The only way to prevent the spread of gangrene is surgery to amputate the foot.

Acute conditions

If acute complications occur, the patient needs emergency medical care. Otherwise, the possibility of death cannot be ruled out.

  • Diabetic crisis. This diagnosis can have two polar manifestations: hypoglycemia (rapid drop in glucose levels) and hyperglycemia (forced jump in sugar due to acute insulin deficiency). If not treated promptly, both conditions can lead to diabetic coma.
  • Diabetic ketoacidosis (DKA). A condition in which the level of ketone (acetone) bodies in the blood sharply increases. Develops against the background of stable hyperglycemia (increased blood glucose levels), metabolic disorders, and acetonemia (ketonemia). It is characterized by acute intoxication and, without medical intervention, threatens coma and death.
  • Lactic acidosis. It occurs as a reaction to an excess of lactic acid. The complication is dangerous with the development of hyperlactic acidemic coma.

Important! Symptoms of acute complications tend to increase rapidly. In the absence of emergency assistance, death is possible within a few hours.

States of decompensation in psychopathy

The most varied are the symptoms of the state of decompensation in psychopathy. Experts identify three main types of manifestation of this disease:

  • neurotic with syndromes of hypochondria, asthenia, obsessive-phobic symptoms, hysteria;
  • affective with emotional instability, explosive-dysphoric syndrome and subdepression;
  • abnormally personal.

With neurotic asthenia, rapid fatigue, decreased ability to work, and lethargy are noted. A person often has headaches, excessive sweating, tachycardia, problems digesting food, and tearfulness. With hypochondriacal syndrome, the patient convinces himself and others that he has a serious illness. He sees any minor violation as confirmation that he is right, and often uses his real or fictitious illness to manipulate loved ones. The obsessive-phobic type of deviation is expressed in obsessive fears and thoughts, which lead to an irresistible desire to double-check and control actions.

The affective type of decompensation is accompanied by a constant change of states - from laughter to complete withdrawal or aggression; with explosive-dysphoric syndrome, gloominess, anger, high excitability and conflict are observed. Subdepression is characterized by decreased mood, lack of joy, desire for a specific goal, or desire. A person expresses dissatisfaction for any reason, is gloomy and anxious.
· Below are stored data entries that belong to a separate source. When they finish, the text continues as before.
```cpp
DRQ_API int drq_conv1_aug_fwd_bf16_nhwc(const uint8_t* obs, const float* shift, const uint8_t* obs1, const float* shift1,
                                        const float* base_grid, const float* w, const float* bias, float* xaug,
                                        void* y_nhwc, int n, int n_store, hipStream_t st) {
  return drq_conv1_aug_fwd_any(2, obs, shift, obs1, shift1, base_grid, w, bias, xaug, (float*)y_nhwc, n, n_store, st,
                               nullptr, nullptr, nullptr, nullptr, nullptr, 0, 0);
}
```

drqv2_amd/replay.py:

```python
import collections
import datetime
import pathlib

import numpy as np
import torch

from . import _lib
from . import episodes as _episodes
from ._lib import launch, ptr
from .checkpoint import check_state, host

ExportReport = collections.namedtuple("ExportReport", "files episodes transitions next_row zero_length headless open short")
ExportReport.__doc__ = """What export_episodes() did: files (the paths written, in order), episodes and transitions (how many
of each they hold), next_row (pass it as start_row next time), and how many runs were left out as zero_length, headless,
open and short (drqv2_amd.episodes.plan_export says what each means)."""
FillReport = collections.namedtuple("FillReport", "episodes transitions rows pad_rows")
FillReport.__doc__ = """What add_episodes() did: episodes and transitions placed, rows added to the ring (T grew by that), and
pad_rows, the reset rows that fill the shorter lanes (counted over all environments)."""


class IndexedBatch(tuple):

    def __new__(cls, frames, obs_idx, action, reward, discount, next_idx):
        self = super().__new__(cls, (obs_idx, action, reward, discount, next_idx))
# ... 98 lines not shown
    if isinstance(priority_alpha, bool) or not (0.0 < a <= 1.0):
        raise ValueError(f"priority_alpha {priority_alpha!r}: None or a float in (0, 1]")
    if not (store.priority_beta >= 0.0) or not (0.0 < store.priority_eps < float("inf")):
        raise ValueError("priority_beta must be >= 0 and priority_eps > 0")
    return a


def _priority_tree(store, slots, alpha):
    _on_gpu(store, "prioritized replay keeps its sum tree")
    store.priority_alpha = alpha
    store.tree_leaves = 1 << max(0, slots - 1).bit_length()
    store.tree = torch.zeros(2 * store.tree_leaves, dtype=torch.float64, device=store.device)
    store.tree[0] = 1.0
    store._pbufs = {}


class BatchIterator:

    def __init__(self, draw, store=None):
        self._draw = draw
        self._store = store
        self._ahead = None
        self._drawn = None

    def __iter__(self):
        return self

    def __next__(self):
        b, self._ahead = self._ahead, None
        return b if b is not None else self._draw()

    def prefetch(self):
        if self._ahead is None:
            self._ahead = self._draw()
            if self._store is not None:
                self._drawn = (self._store.last_index, self._store.last_steps)

    def peek(self):
        self.prefetch()
        return self._ahead

    def state_dict(self):
        store = self._store
        if store is None:
            raise _lib.DrqError("BatchIterator.state_dict(): this iterator was built without a store: only the iterators "
                                "of VecDeviceReplay / VecFrameReplay can be saved")
        sd = {"format": 1, "kind": "BatchIterator", "pending": self._ahead is not None}
        if self._ahead is None:
            return sd
        if not store.indexed:
            raise _lib.DrqError("BatchIterator.state_dict(): a pending materialised batch (indexed=False) cannot be saved")
        if store.device.type == "cuda":
            torch.cuda.synchronize(store.device)
        b = self._ahead
        sd.update(index=host(self._drawn[0]), steps=host(self._drawn[1]), action=host(b[1]), reward=host(b[2]),
                  discount=host(b[3]), prioritized=isinstance(b, PrioritizedBatch))
        if sd["prioritized"]:
            sd.update(weights=host(b.weights), stamp=int(b._stamp))
        return sd

    def load_state_dict(self, sd):
        store = self._store
        if store is None:
            raise _lib.DrqError("BatchIterator.load_state_dict(): this iterator was built without a store")
        check_state(self, sd, kind="BatchIterator")
        if not sd.get("pending"):
            self._ahead = self._drawn = None
            return
        index = sd.get("index")
        if not torch.is_tensor(index) or index.dim() != 2 or index.shape[0] != 3:
            raise ValueError("BatchIterator.load_state_dict(): a pending batch needs its index tensor [3, B]")
        B, per = int(index.shape[1]), bool(sd.get("prioritized"))
        want = {"index": ((3, B), torch.int64), "steps": ((B,), torch.int32), "action": ((B, store.A), torch.float32),
                "reward": ((B, 1), torch.float32), "discount": ((B, 1), torch.float32)}
        if per:
            want["weights"] = ((B,), torch.float32)
        check_state(self, sd, tensors=want, kind="BatchIterator")
        if per != (store.tree is not None) or not store.indexed:
            raise ValueError("BatchIterator.load_state_dict(): the saved batch is "
                             f"{'prioritized' if per else 'uniform'} and indexed, the store is not")
        if B and not (0 <= int(index.min()) and int(index.max()) < store.R * store.N):
            raise ValueError(f"BatchIterator.load_state_dict(): slots outside the ring of {store.R * store.N}")
        dev = store.device
        idx, steps, act, rew, disc = (sd[k].to(dev) for k in ("index", "steps", "action", "reward", "discount"))
        batch = store._batch(per, idx, act, rew, disc)
        if per:
            batch._per(store, idx[2], sd["weights"].to(dev))
            batch._stamp = int(sd["stamp"])
        self._ahead, self._drawn = batch, (idx, steps)
        store.last_index, store.last_steps = idx, steps
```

The abnormal personality type often occurs in accentuated individuals, and is also present in patients with schizoid and paranoid psychopathy. In this state of decompensation, all pathological character traits become stronger.

Additionally

Decompensated diabetes is dangerous because of its unpredictability. The slightest provocation (diet violation, stress, lack of insulin) can lead to the death of the patient. In order not to bring the disease to its extreme stage, a diabetic must constantly monitor sugar levels and general well-being, visit an endocrinologist in a timely manner, not independently treat the disease using unconventional methods, without the prior approval of a doctor, and follow all recommendations on nutrition and the use of medications. You cannot get rid of diabetes; the patient must learn to coexist with the disease, protecting himself as much as possible from dangerous consequences.

Questions and answers

Is it always necessary to admit a patient with an exacerbation of his mental state to the hospital?

Hospitalization is required if the doctor assesses the condition as serious, and the person’s behavior is aggressive and poses a threat to others. It is also necessary to place the patient in a hospital if the deviation is discovered for the first time. In this case, a selection of drugs with round-the-clock monitoring of their effect is required.

What to do if a person with a mental disorder refuses treatment?

You can call a doctor to your home so that he can assess the person’s condition and decide on further actions.